# ISO a new dishwasher



## GotGarlic (Sep 25, 2017)

Our dishwasher has bitten the dust. Called a repair place today and they want minimum $190 just to visit and take a look. We'd much rather go with new.

So I'm interested in your experiences and opinions on what to look for and what to avoid. The brand doesn't matter to us; our fridge, stove and microwave are all different brands [emoji38] We just want something reliable. Thanks [emoji2]


----------



## jennyema (Sep 25, 2017)

I've had a kitchenaid for 10 years and love it.  It was one of their higher end models but it's lasted and works great.

Before that I had bad experiences with two Bosches


----------



## PrincessFiona60 (Sep 25, 2017)

Dishrag, dish soap, sink, water...


----------



## caseydog (Sep 25, 2017)

My Bosch is 16 years old, and still works like new. I've heard good things about KitchenAide DWs, too, from several people. 

CD


----------



## Andy M. (Sep 25, 2017)

Five years ago I bought a Samsung to replace a Kenmore Elite.  Liked the Kenmore much better.


----------



## GotGarlic (Sep 25, 2017)

PrincessFiona60 said:


> Dishrag, dish soap, sink, water...


Hee hee! I've had to simplify meals lately because DH, the backup dishwasher, is not happy about the manual method  When he wants a new machine, I don't argue [emoji38]


----------



## PrincessFiona60 (Sep 25, 2017)

GotGarlic said:


> Hee hee! I've had to simplify meals lately because DH, the backup dishwasher, is not happy about the manual method  When he wants a new machine, I don't argue [emoji38]

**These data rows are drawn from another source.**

@@ -440,15 +485,13 @@
     if(S == 0)
     {
         d2_t none = {0.0, 0.0};
-        if(!FULL || !have_grp) lgkm_wait0<NREAD>(cur, none);
-        else if(NREAD == 2) asm volatile("s_waitcnt lgkmcnt(4)" : "+v"(cur.v[0]), "+v"(cur.v[1]), "+v"(none) :: "memory");
-        else if(NREAD == 3) asm volatile("s_waitcnt lgkmcnt(5)" : "+v"(cur.v[0]), "+v"(cur.v[1]), "+v"(cur.v[2]), "+v"(none) :: "memory");
-        else                asm volatile("s_waitcnt lgkmcnt(6)" : "+v"(cur.v[0]), "+v"(cur.v[1]), "+v"(cur.v[2]), "+v"(cur.v[3]), "+v"(none) :: "memory");
+        if(!FULL || !have_grp) lgkm_wait<0>(cur, none);
+        else                   lgkm_wait<NREAD + 2>(cur, none);
     }
     __builtin_amdgcn_sched_barrier(0);
     gram_step_ops<NBLK>(acc, cur);
     __builtin_amdgcn_sched_barrier(0);
-    lgkm_wait0<NREAD>(nxt, v);
+    lgkm_wait<0>(nxt, v);
     if(have_grp)
     {
         gdouble* __restrict__ o = out + rb*K;
@@ -462,29 +505,29 @@
     __builtin_amdgcn_sched_barrier(0);
     cur = nxt;
 }
-template<bool FULL, bool STORE, int NBLK, int K, int KS, int NM, int... S>
+template<bool FULL, bool STORE, int NBLK, int K, int KS, int NM, int NREAD, int... S>
 __device__ __forceinline__
-void fused_steps(double (&acc)[NM], GramRd& cur, const unsigned (&gram_a)[4], unsigned tile_a0,
+void fused_steps(double (&acc)[NM], GramRd<NREAD>& cur, const unsigned (&gram_a)[NREAD], unsigned tile_a0,
                  gdouble* __restrict__ out, int A0, int A1, int B0, int B1, unsigned gofs, int rsub, int nrows,
                  std::integer_sequence<int, S...>)
 {
     (fused_step<S,FULL,STORE,NBLK,K,KS>(acc, cur, gram_a, tile_a0, out, A0, A1, B0, B1, gofs, rsub, nrows), ...);
 }
-template<bool FULL, bool STORE, int NBLK, int K, int KS, int NM>
+template<bool FULL, bool STORE, int NBLK, int K, int KS, int NM, int NREAD>
 __device__ __forceinline__
-void gram_copy_fused(double (&acc)[NM], const double* __restrict__ tile, const int (&goffs)[4],
+void gram_copy_fused(double (&acc)[NM], const double* __restrict__ tile, const unsigned (&gram_full)[NREAD],
                      gdouble* __restrict__ out, int A0, int A1, int B0, int B1, unsigned gofs, int rsub, int nrows)
 {
-    constexpr int NREAD = gram_nreads(NBLK);
-    static_assert(NREAD >= 2 && NREAD <= 4, "board tiles have 5..8 column blocks");
+    static_assert(NREAD >= 2 && NREAD <= 8, "a k-step's requests and the copy-out's two fit the wait counter");
     const unsigned tile_a0 = (unsigned)(size_t)tile;
-    const unsigned row_skew = FULL ? (unsigned)((threadIdx.x >> 4)*15*KS*sizeof(double)) : 0u;
-    unsigned gram_a[4];
-#pragma unroll
-    for(int q=0;q<4;q++) gram_a[q] = tile_a0 + row_skew + (unsigned)(goffs[q < NREAD ? q : 0]*sizeof(double));
-    GramRd cur;
-#pragma unroll
-    for(int q=0;q<4;q++) cur.v[q] = 0.0;
+    unsigned gram_a[NREAD];
+    if(FULL)
+    {
+#pragma unroll
+        for(int q=0;q<NREAD;q++) gram_a[q] = gram_full[q];
+    }
+    else gram_partial_addresses<KS>(gram_a, gram_full);
+    GramRd<NREAD> cur;
 #pragma unroll
     for(int q=0;q<NREAD;q++) cur.v[q] = lds_read_b64_at<0>(gram_a[q]);
     fused_steps<FULL,STORE,NBLK,K,KS>(acc, cur, gram_a, tile_a0, out, A0, A1, B0, B1, gofs, rsub, nrows,
@@ -597,9 +640,8 @@
     const double inv_fx  = 1.0/intr[0], inv_fy  = 1.0/intr[1];
 
     constexpr int NREAD = gram_nreads(NBLK);
-    int goffs[4];
-#pragma unroll
-    for(int q=0;q<4;q++) goffs[q] = (lane >> 4)*KS + gram_read_col(NBLK, q < NREAD ? q : 0, lane);
+    const unsigned gram_base   = (unsigned)(size_t)tile + (unsigned)(((lane >> 4)*16*KS + (lane & 3))*sizeof(double));
+    unsigned       gram_blocks = gram_slot_blocks<NBLK>((lane >> 2) & 3, std::make_integer_sequence<int, NREAD>{});
     double acc[NM];
 #pragma unroll
     for(int mm=0;mm<NM;mm++) acc[mm] = 0.0;
@@ -810,6 +852,10 @@
             if(nc <= 0) break;
             const int nrows = 2*((nc < 32) ? nc : 32);
 
+            if(!ALLOPT) asm volatile("" : "+v"(gram_blocks));
+            unsigned gram_full[NREAD];
+            gram_full_addresses(gram_full, gram_base, gram_blocks);
+
             __builtin_amdgcn_wave_barrier();
             {
                 double* __restrict__ t0 = tile + (size_t)(2*(lane & 31) + (lane >> 5))*KS;
@@ -836,13 +882,13 @@
                 const bool kfull = ALLOPT ? has_ext : (k == KFULL);
                 if(nrows == 64)
                 {
-                    if(kfull) gram_copy_fused<true,STORE_J,NBLK,KFULL,  KS>(acc, tile, goffs, out, co_A0, co_A1, co_B0, co_B1, co_gofs, rs, 64);
-                    else      gram_copy_fused<true,STORE_J,NBLK,KFULL-6,KS>(acc, tile, goffs, out, co_A0, co_A1, co_B0, co_B1, co_gofs, rs, 64);
+                    if(kfull) gram_copy_fused<true,STORE_J,NBLK,KFULL,  KS>(acc, tile, gram_full, out, co_A0, co_A1, co_B0, co_B1, co_gofs, rs, 64);
+                    else      gram_copy_fused<true,STORE_J,NBLK,KFULL-6,KS>(acc, tile, gram_full, out, co_A0, co_A1, co_B0, co_B1, co_gofs, rs, 64);
                 }
                 else
                 {
-                    if(kfull) gram_copy_fused<false,STORE_J,NBLK,KFULL,  KS>(acc, tile, goffs, out, co_A0, co_A1, co_B0, co_B1, co_gofs, rs, nrows);
-                    else      gram_copy_fused<false,STORE_J,NBLK,KFULL-6,KS>(acc, tile, goffs, out, co_A0, co_A1, co_B0, co_B1, co_gofs, rs, nrows);
+                    if(kfull) gram_copy_fused<false,STORE_J,NBLK,KFULL,  KS>(acc, tile, gram_full, out, co_A0, co_A1, co_B0, co_B1, co_gofs, rs, nrows);
+                    else      gram_copy_fused<false,STORE_J,NBLK,KFULL-6,KS>(acc, tile, gram_full, out, co_A0, co_A1, co_B0, co_B1, co_gofs, rs, nrows);
                 }
                 TSACC(5, tcur);
                 continue;
@@ -887,11 +933,14 @@
             if(WITH_GRAM && !ABLATE(P, 2))
             {
                 const int nsteps = (nrows + 3) >> 2;
+                unsigned gram_a[NREAD];
+                gram_partial_addresses<KS>(gram_a, gram_full);
+                typedef __attribute__((address_space(3))) const double lds_cdouble;
                 for(int s = 0; s < nsteps; s++)
                 {
-                    GramRd rd;
-#pragma unroll
-                    for(int q=0;q<4;q++) rd.v[q] = (q < NREAD) ? tile[s*4*KS + goffs[q]] : 0.0;
+                    GramRd<NREAD> rd;
+#pragma unroll
+                    for(int q=0;q<NREAD;q++) rd.v[q] = reinterpret_cast<lds_cdouble*>(gram_a[q])[s*4*KS];
                     gram_step_ops<NBLK>(acc, rd);
                 }
             }
diff --git a/mrcal_amd/csrc/problem.hpp b/mrcal_amd/csrc/problem.hpp
--- a/mrcal_amd/csrc/problem.hpp
+++ b/mrcal_amd/csrc/problem.hpp
@@ -69,82 +69,119 @@
 __host__ __device__ inline int tile_nblk  (int ndist) { return (tile_ncols(ndist) + 3) >> 2; }
 __host__ __device__ inline int tile_stride(int ndist) { return (4*tile_nblk(ndist)) | 1; }
 
-enum { GRAM_XX = 0, GRAM_YY, GRAM_XY };
-struct GramDesc { int kind, q; };
-__host__ __device__ constexpr int  gram_nx(int nblk) { return nblk < 4 ? nblk : 4; }
-__host__ __device__ constexpr int  gram_ny(int nblk) { return nblk - gram_nx(nblk); }
-__host__ __device__ constexpr bool gram_rotated_y(int nblk) { return gram_ny(nblk) == 4; }
-__host__ __device__ constexpr int  gram_nreads(int nblk) { return 1 + (gram_rotated_y(nblk) ? 1 : gram_ny(nblk)); }
-__host__ __device__ constexpr int  gram_ncand(int nblk)
-{
-    const int ny = gram_ny(nblk);
-    if(ny == 0) return 3;
-    if(ny == 4) return 3 + 3 + 4;
-    return 3 + (ny >= 2 ? 2 : 1) + ny;
-}
-__host__ __device__ constexpr GramDesc gram_cand_desc(int nblk, int c)
-{
-    const int ny  = gram_ny(nblk);
-    const int nyy = (ny == 4) ? 3 : (ny >= 2 ? 2 : (ny == 1 ? 1 : 0));
-    if(c < 3)       return GramDesc{ GRAM_XX, c };
-    if(c < 3 + nyy) return GramDesc{ GRAM_YY, c - 3 };
-    return GramDesc{ GRAM_XY, c - 3 - nyy };
-}
-__host__ __device__ constexpr bool gram_slot_pair(int nblk, int c, int s, int* bA, int* bB)
-{
-    const int nx = gram_nx(nblk), ny = gram_ny(nblk);
-    const GramDesc d = gram_cand_desc(nblk, c);
-    int a = 0, b = 0;
-    bool ok = true;
-    if(d.kind == GRAM_XX)
-    {
-        a = s; b = (s + d.q) & 3;
-        ok = a < nx && b < nx && !(d.q == 2 && s >= 2);
-    }
-    else if(ny == 4)
-    {
-        b = 4 + ((s + d.q) & 3);
-        if(d.kind == GRAM_YY) { a = 4 + s; ok = !(d.q == 2 && s >= 2); }
-        else                  { a = s;     ok = a < nx; }
-    }
-    else if(d.kind == GRAM_XY)
-    {
-        a = s; b = 4 + (s + d.q) % ny;
-        ok = a < nx;
-    }
-    else
-    {
-        a = 4 + s % ny; b = 4 + (s + d.q) % ny;
-        ok = s < ny && (d.q == 0 || ny == 3 || s == 0);
-    }
-    *bA = a; *bB = b;
-    return ok;
-}
-__host__ __device__ constexpr bool gram_cand_valid(int nblk, int c)
-{
-    int a = 0, b = 0;
-    return gram_slot_pair(nblk,c,0,&a,&b) || gram_slot_pair(nblk,c,1,&a,&b) ||
-           gram_slot_pair(nblk,c,2,&a,&b) || gram_slot_pair(nblk,c,3,&a,&b);
-}
-__host__ __device__ constexpr int gram_nmfma_blk(int nblk)
-{
+enum { GRAM_MAXOP = 10, GRAM_MAXMFMA = 10 };
+struct GramOperand
+{
+    int blk[4];
+    int src, rot;
+};
+struct GramMfma { int a, b, valid; };
+struct GramPacking
+{
+    int nop, nmfma;
+    GramOperand op[GRAM_MAXOP];
+    GramMfma    mfma[GRAM_MAXMFMA];
+};
+__host__ __device__ constexpr void gram_add_read(GramPacking& p, int b0, int b1, int b2, int b3)
+{
+    p.op[p.nop++] = GramOperand{ {b0, b1, b2, b3}, -1, 0 };
+}
+__host__ __device__ constexpr void gram_add_rot(GramPacking& p, int src, int rot)
+{
+    const GramOperand& o = p.op[src];
+    p.op[p.nop++] = GramOperand{ {o.blk[rot & 3], o.blk[(1+rot) & 3], o.blk[(2+rot) & 3], o.blk[(3+rot) & 3]}, src, rot };
+}
+__host__ __device__ constexpr void gram_add_mfma(GramPacking& p, int a, int b, int valid = 0xf)
+{
+    p.mfma[p.nmfma++] = GramMfma{ a, b, valid };
+}
+__host__ __device__ constexpr GramPacking gram_packing(int nblk)
+{
+    GramPacking p{};
+    if(nblk == 5)
+    {
+        gram_add_read(p, 0,1,2,3);
+        gram_add_read(p, 4,4,4,4);
+        gram_add_rot (p, 0, 1);
+        gram_add_rot (p, 0, 2);
+        gram_add_mfma(p, 0, 0);
+        gram_add_mfma(p, 0, 2);
+        gram_add_mfma(p, 0, 3, 0x3);
+        gram_add_mfma(p, 1, 1, 0x1);
+        gram_add_mfma(p, 0, 1);
+    }
+    else if(nblk == 6)
+    {
+        gram_add_read(p, 0,1,2,3);
+        gram_add_read(p, 1,2,3,0);
+        gram_add_read(p, 4,5,4,5);
+        gram_add_read(p, 5,4,5,4);
+        gram_add_read(p, 0,1,4,5);
+        gram_add_read(p, 2,3,4,5);
+        gram_add_mfma(p, 0, 0);
+        gram_add_mfma(p, 0, 1);
+        gram_add_mfma(p, 0, 2);
+        gram_add_mfma(p, 0, 3);
+        gram_add_mfma(p, 4, 5);
+        gram_add_mfma(p, 2, 3, 0x1);
+    }
+    else if(nblk == 7)
+    {
+        gram_add_read(p, 0,1,2,3);
+        gram_add_read(p, 1,2,3,0);
+        gram_add_read(p, 4,5,6,4);
+        gram_add_read(p, 5,6,4,5);
+        gram_add_read(p, 6,4,5,6);
+        gram_add_read(p, 4,6,4,5);
+        gram_add_read(p, 0,1,5,6);
+        gram_add_read(p, 2,3,5,6);
+        gram_add_mfma(p, 0, 0);
+        gram_add_mfma(p, 0, 1);
+        gram_add_mfma(p, 0, 2);
+        gram_add_mfma(p, 0, 3);
+        gram_add_mfma(p, 0, 4);
+        gram_add_mfma(p, 2, 5);
+        gram_add_mfma(p, 6, 7);
+    }
+    else if(nblk == 8)
+    {
+        gram_add_read(p, 0,1,2,3);
+        gram_add_read(p, 4,5,6,7);
+        gram_add_rot (p, 0, 1);
+        gram_add_rot (p, 0, 2);
+        gram_add_rot (p, 1, 1);
+        gram_add_rot (p, 1, 2);
+        gram_add_rot (p, 1, 3);
+        gram_add_mfma(p, 0, 0);
+        gram_add_mfma(p, 0, 2);
+        gram_add_mfma(p, 0, 3, 0x3);
+        gram_add_mfma(p, 1, 1);
+        gram_add_mfma(p, 1, 4);
+        gram_add_mfma(p, 1, 5, 0x3);
+        gram_add_mfma(p, 0, 1);
+        gram_add_mfma(p, 0, 4);
+        gram_add_mfma(p, 0, 5);
+        gram_add_mfma(p, 0, 6);
+    }
+    return p;
+}
+__host__ __device__ constexpr int gram_nreads(int nblk)
+{
+    const GramPacking p = gram_packing(nblk);
     int n = 0;
-    for(int c = 0; c < gram_ncand(nblk); c++) if(gram_cand_valid(nblk, c)) n++;
+    for(int o = 0; o < p.nop; o++) if(p.op[o].src < 0) n++;
     return n;
 }
-__host__ __device__ constexpr int gram_cand(int nblk, int m)
-{
-    for(int c = 0; c < gram_ncand(nblk); c++)
-        if(gram_cand_valid(nblk, c)) { if(m == 0) return c; m--; }
-    return -1;
-}
+__host__ __device__ constexpr int gram_nmfma_blk(int nblk) { return nblk == 8 ? 10 : (nblk >= 5 && nblk <= 7) ? nblk : 0; }
+static_assert(gram_packing(5).nmfma == gram_nmfma_blk(5) && gram_packing(6).nmfma == gram_nmfma_blk(6) &&
+              gram_packing(7).nmfma == gram_nmfma_blk(7) && gram_packing(8).nmfma == gram_nmfma_blk(8), "gram_nmfma_blk()");
 __host__ __device__ inline int gram_stride(int ndist) { return gram_nmfma_blk(tile_nblk(ndist))*64; }
 __host__ __device__ inline bool gram_pos_to_entry(int nblk, int pos, int* i, int* j, bool* diag)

I got a new vacuum cleaner that way once...just waited till the Ogre decided to use it.  I had a new one that afternoon.


----------



## Katie H (Sep 25, 2017)

At the end of January we replaced our old limping dishwasher with a Maytag model MDB4949SDH3.  We couldn't be more pleased.

The first load of dishes looked brand new and we thought the old one was doing a great job.  Guess we really did need to replace it.

Installation was a breeze.  No hiccups, no confusing directions.  Perfect.

The inside is stainless steel, there are multiple spray stations/arms, the utensil basket is large and allows an option for separating individual pieces via the use of a sectioned lid, and the racks are not coated metal tines so no problem with the coating wearing off leaving dishes at the risk of getting rust damage.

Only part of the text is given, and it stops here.